63 abonnés 246 critiques Suivre son activité

3,0
Publiée le 11 mars 2013
Digne héritier de Stanley Kubrick, l’insondable réalisateur américain Terrence Malick – le gaillard refuse de montrer sa frimousse dans les médias – est porteur d’une filmographie éclectique, du chef d’œuvre de 1978 « Les Moissons du ciel » au contemplatif et mésestimé film de guerre « La Ligne rouge », en passant par sa relecture onirique de Pocahantas, sobrement intitulée « Le Nouveau monde ».

Le metteur en scène perfectionniste et si peu prolifique a, semble-t-il, accéléré la cadence de parution de ses OFNI (Objets Filmés Non Identifiés) depuis quelques années puisqu’à peine deux ans après son choc mystico-métaphysique « The Tree of Life » (pour rappel, vainqueur de la palme d’or du Festival de Cannes 2011 à l’unanimité, chose assez rare pour être soulignée), c’est « A la merveille », présenté en compétition officielle à la 69ème Mostra de Venise en septembre dernier, qui débarque aujourd’hui sur les écrans.

« A la merveille » compose un poster de personnages interprétés par une pléiade d’acteurs talentueux : Ben Affleck, Olga Kurylenko, Rachel McAdams, Javier Bardem. Jessica Chastain, Rachel Weisz, Amanda Peet, Barry Pepper et Michael Sheen ont été engagés mais finalement coupés au montage. Un privilège que seul un ténor comme Malick peut se permettre de nos jours.

Des buffles, le Mont-Saint-Michel, des chantiers de travaux, la pêche à la mouche, la Seine, un prêtre qui a perdu la foi, des rayons de soleil à travers les feuillages de l’Oklahoma, la marée bretonne, la peur de l’engagement, la beauté étincelante de Olga Kurylenko, le charme enivrant de Rachel McAdams, la grâce d’une relation sentimentale débutante, l’effritement et la décomposition du lien unissant l’homme et la femme, la danse des sentiments, l’Amour sous toutes ses formes, tout ceci et bien plus dans « A la merveille », film totalement inclassable dans le paysage cinématographique actuel.

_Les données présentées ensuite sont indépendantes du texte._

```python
HIP_API = {
    "crt_init": (C.c_int, [C.c_int, C.c_int, C.c_int]),
    "crt_init_devices": (C.c_int, [C.POINTER(C.c_int), C.c_int, C.c_int, C.c_int]),
    "crt_init_gpus": (C.c_int, [C.c_int, C.c_int, C.c_int]),
    "crt_num_devices": (C.c_int, []),
    "crt_peer_access": (C.c_int, [C.c_int]),
    "crt_gather_path": (C.c_char_p, []),
    "crt_get_cull_range": (C.c_int, [_fp, C.c_int, _fp, _fp, C.POINTER(C.c_uint64)]),
    "crt_debug_staggered_frames": (C.c_int, [C.POINTER(C.c_uint64)]),
    "crt_debug_inject_failure": (C.c_int, [C.c_int]),
    "crt_debug_last_kernel": (C.c_int, [C.c_char_p, C.c_size_t]),
    "crt_debug_last_gather": (C.c_int, [C.POINTER(C.c_uint64), C.POINTER(C.c_int)]),
    "crt_debug_build_stats": (C.c_int, [C.POINTER(C.c_uint32), C.POINTER(C.c_uint32)]),
    "crt_debug_tlas_stats": (C.c_int, [C.POINTER(C.c_uint64), C.POINTER(C.c_uint32), C.POINTER(C.c_uint32)]),
    "crt_debug_measure_clock": (C.c_int, [C.c_int, C.POINTER(C.c_double)]),
    "crt_shutdown": (C.c_int, []),
    "crt_resize": (C.c_int, [C.c_int, C.c_int]),
    "crt_set_row_bands": (C.c_int, [C.c_int, C.c_int, C.c_int]),
    "crt_row_owner": (C.c_int, [C.c_int, C.c_int, C.c_int]),
    "crt_band_plan": (C.c_int, [C.c_int, C.c_int, C.c_int, C.c_int, C.POINTER(C.c_int)]),
    "crt_upload_triangles": (C.c_int, [_vp, _sz, _sz]),
    "crt_upload_bvh_nodes": (C.c_int, [_vp, _sz, _sz]),
    "crt_upload_bvh_roots": (C.c_int, [_vp, _sz, _sz]),
    "crt_upload_materials": (C.c_int, [_vp, _sz, _sz]),
    "crt_upload_texture_table": (C.c_int, [_vp, _sz]),
    "crt_upload_texels": (C.c_int, [_vp, _sz, _sz]),
    "crt_upload_instances": (C.c_int, [_vp, _sz, _sz]),
    "crt_build_bvh": (C.c_int, [_sz, _vp, C.c_int, _sz, _sz, C.POINTER(C.c_uint32)]),
    "crt_download_triangles": (C.c_int, [_vp, _sz, _sz]),
# ... 148 lines not shown
```

clraytracer_amd/csrc/crt_device.h:

```cpp
#pragma once
#include <hip/hip_runtime.h>
#include <hip/hip_fp16.h>
#include <stdint.h>
#include "../../include/crt_types.h"

#define CRT_LEAF_BIT 0x80000000u
#define CRT_TOP_BIT 0x40000000u
#define CRT_BLOCK 64
#ifndef CRT_WAVES_PER_SIMD
#define CRT_WAVES_PER_SIMD 8
#endif
#define CRT_WAVES_PER_SIMD_COUNT 6
typedef uint32_t __attribute__((address_space(3))) * crt_lds_u32_ptr;
typedef float crt_f32x4 __attribute__((ext_vector_type(4)));
typedef const crt_f32x4 __attribute__((address_space(4)))* crt_const_f32x4_ptr;
typedef const crt_f32x4 __attribute__((address_space(3)))* crt_lds_f32x4_ptr;
#ifndef CRT_LDS_SLOTS
#define CRT_LDS_SLOTS 20
#endif
#define CRT_MAX_PARK 5
#define CRT_OVF_SLOTS_MAX (CRT_STACK_DEPTH - (CRT_LDS_SLOTS - CRT_MAX_PARK))
#define CRT_OVF_WORDS_PER_BLOCK ((size_t)CRT_OVF_SLOTS_MAX * CRT_BLOCK)
template <int PARK, int SLOTS = CRT_LDS_SLOTS, bool TOP = false>
struct CrtStackT {
    static constexpr bool kTop = TOP;
    static constexpr int kLds = SLOTS - PARK;
    static_assert(PARK >= 0 && PARK <= CRT_MAX_PARK && kLds >= 1 && kLds <= CRT_STACK_DEPTH && CRT_STACK_DEPTH - kLds <= CRT_OVF_SLOTS_MAX, "LDS slots");
    crt_lds_u32_ptr lds;
    uint32_t* ovf;
    crt_lds_f32x4_ptr top;
    uint32_t vblock;
    __device__ __forceinline__ uint32_t* overflow_slot(int k) const
    {
        uint32_t lane = threadIdx.x & 63;
        asm volatile("" : "+v"(lane));
        return ovf + ((size_t)(TOP ? vblock : blockIdx.x) * CRT_OVF_SLOTS_MAX + (size_t)k) * CRT_BLOCK + lane;
    }
    __device__ __forceinline__ void write(int slot, uint32_t v) const
    {
        const int s = slot & (CRT_STACK_DEPTH - 1);
        if (kLds >= CRT_STACK_DEPTH || __ballot(s >= kLds) == 0) { lds[s * 64] = v; return; }
        if (kLds >= CRT_STACK_DEPTH || s < kLds) lds[s * 64] = v;
        else *overflow_slot(s - kLds) = v;
    }
    __device__ __forceinline__ uint32_t read(int slot) const
    {
        const int s = slot & (CRT_STACK_DEPTH - 1);
        if (kLds >= CRT_STACK_DEPTH || __ballot(s >= kLds) == 0) return lds[s * 64];
        if (kLds >= CRT_STACK_DEPTH || s < kLds) return lds[s * 64];
        return *overflow_slot(s - kLds);
    }
    __device__ __forceinline__ crt_lds_f32x4_ptr top_record(uint32_t k) const { return top + k * 4; }
    __device__ __forceinline__ void park(int k, uint32_t v) const { lds[(kLds + k) * 64] = v; }
    __device__ __forceinline__ uint32_t parked(int k) const { return lds[(kLds + k) * 64]; }
};
typedef CrtStackT<0> CrtStack;
#ifndef CRT_SPLIT_BETA
#define CRT_SPLIT_BETA 1.2f
#endif
#ifndef CRT_SPLIT_BETA_ASYNC
#define CRT_SPLIT_BETA_ASYNC 2.0f
#endif
#define CRT_MAX_SPLIT 96
#ifndef CRT_MAX_SPLIT_PIPELINED
#define CRT_MAX_SPLIT_PIPELINED 8
#endif
#define CRT_TILE 8
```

Après les plans de méduses et la voix-off qui murmure « Mother, Mother », place aux tortues et à la voix-over qui ne recoupe absolument pas les images que l’on voit à l’écran « Where is Truth ? ».

Perfusé avec sa propre cam, Terrence Malick poursuit avec « A la merveille » le voyage méditatif amorcé par « The Tree of Life », les interrogations sur le sens de la vie, de l’existence et de l’univers toujours accompagnées d’une ode sans faille à Dame Nature.

Les réfractaires, qui estiment son œuvre la plupart du temps ridicule ou inaccessible, demeureront probablement allergiques à cette profusion de lyrisme s’inscrivant dans la continuité des précédents long métrages du maestro. Reproche possible également au bonhomme peu bavard d’avoir tout juste griffonné les actions et motivations de ces personnages transits en peinant à proposer une substance nutritive pour l’esprit.

N’en déplaise à ces messieurs, il serait impertinent de juger Malick uniquement sur ses scénarios irréels et déroutants. Chez lui, comme chez Lynch, Carax ou Haneke, rien n’est laissé au hasard.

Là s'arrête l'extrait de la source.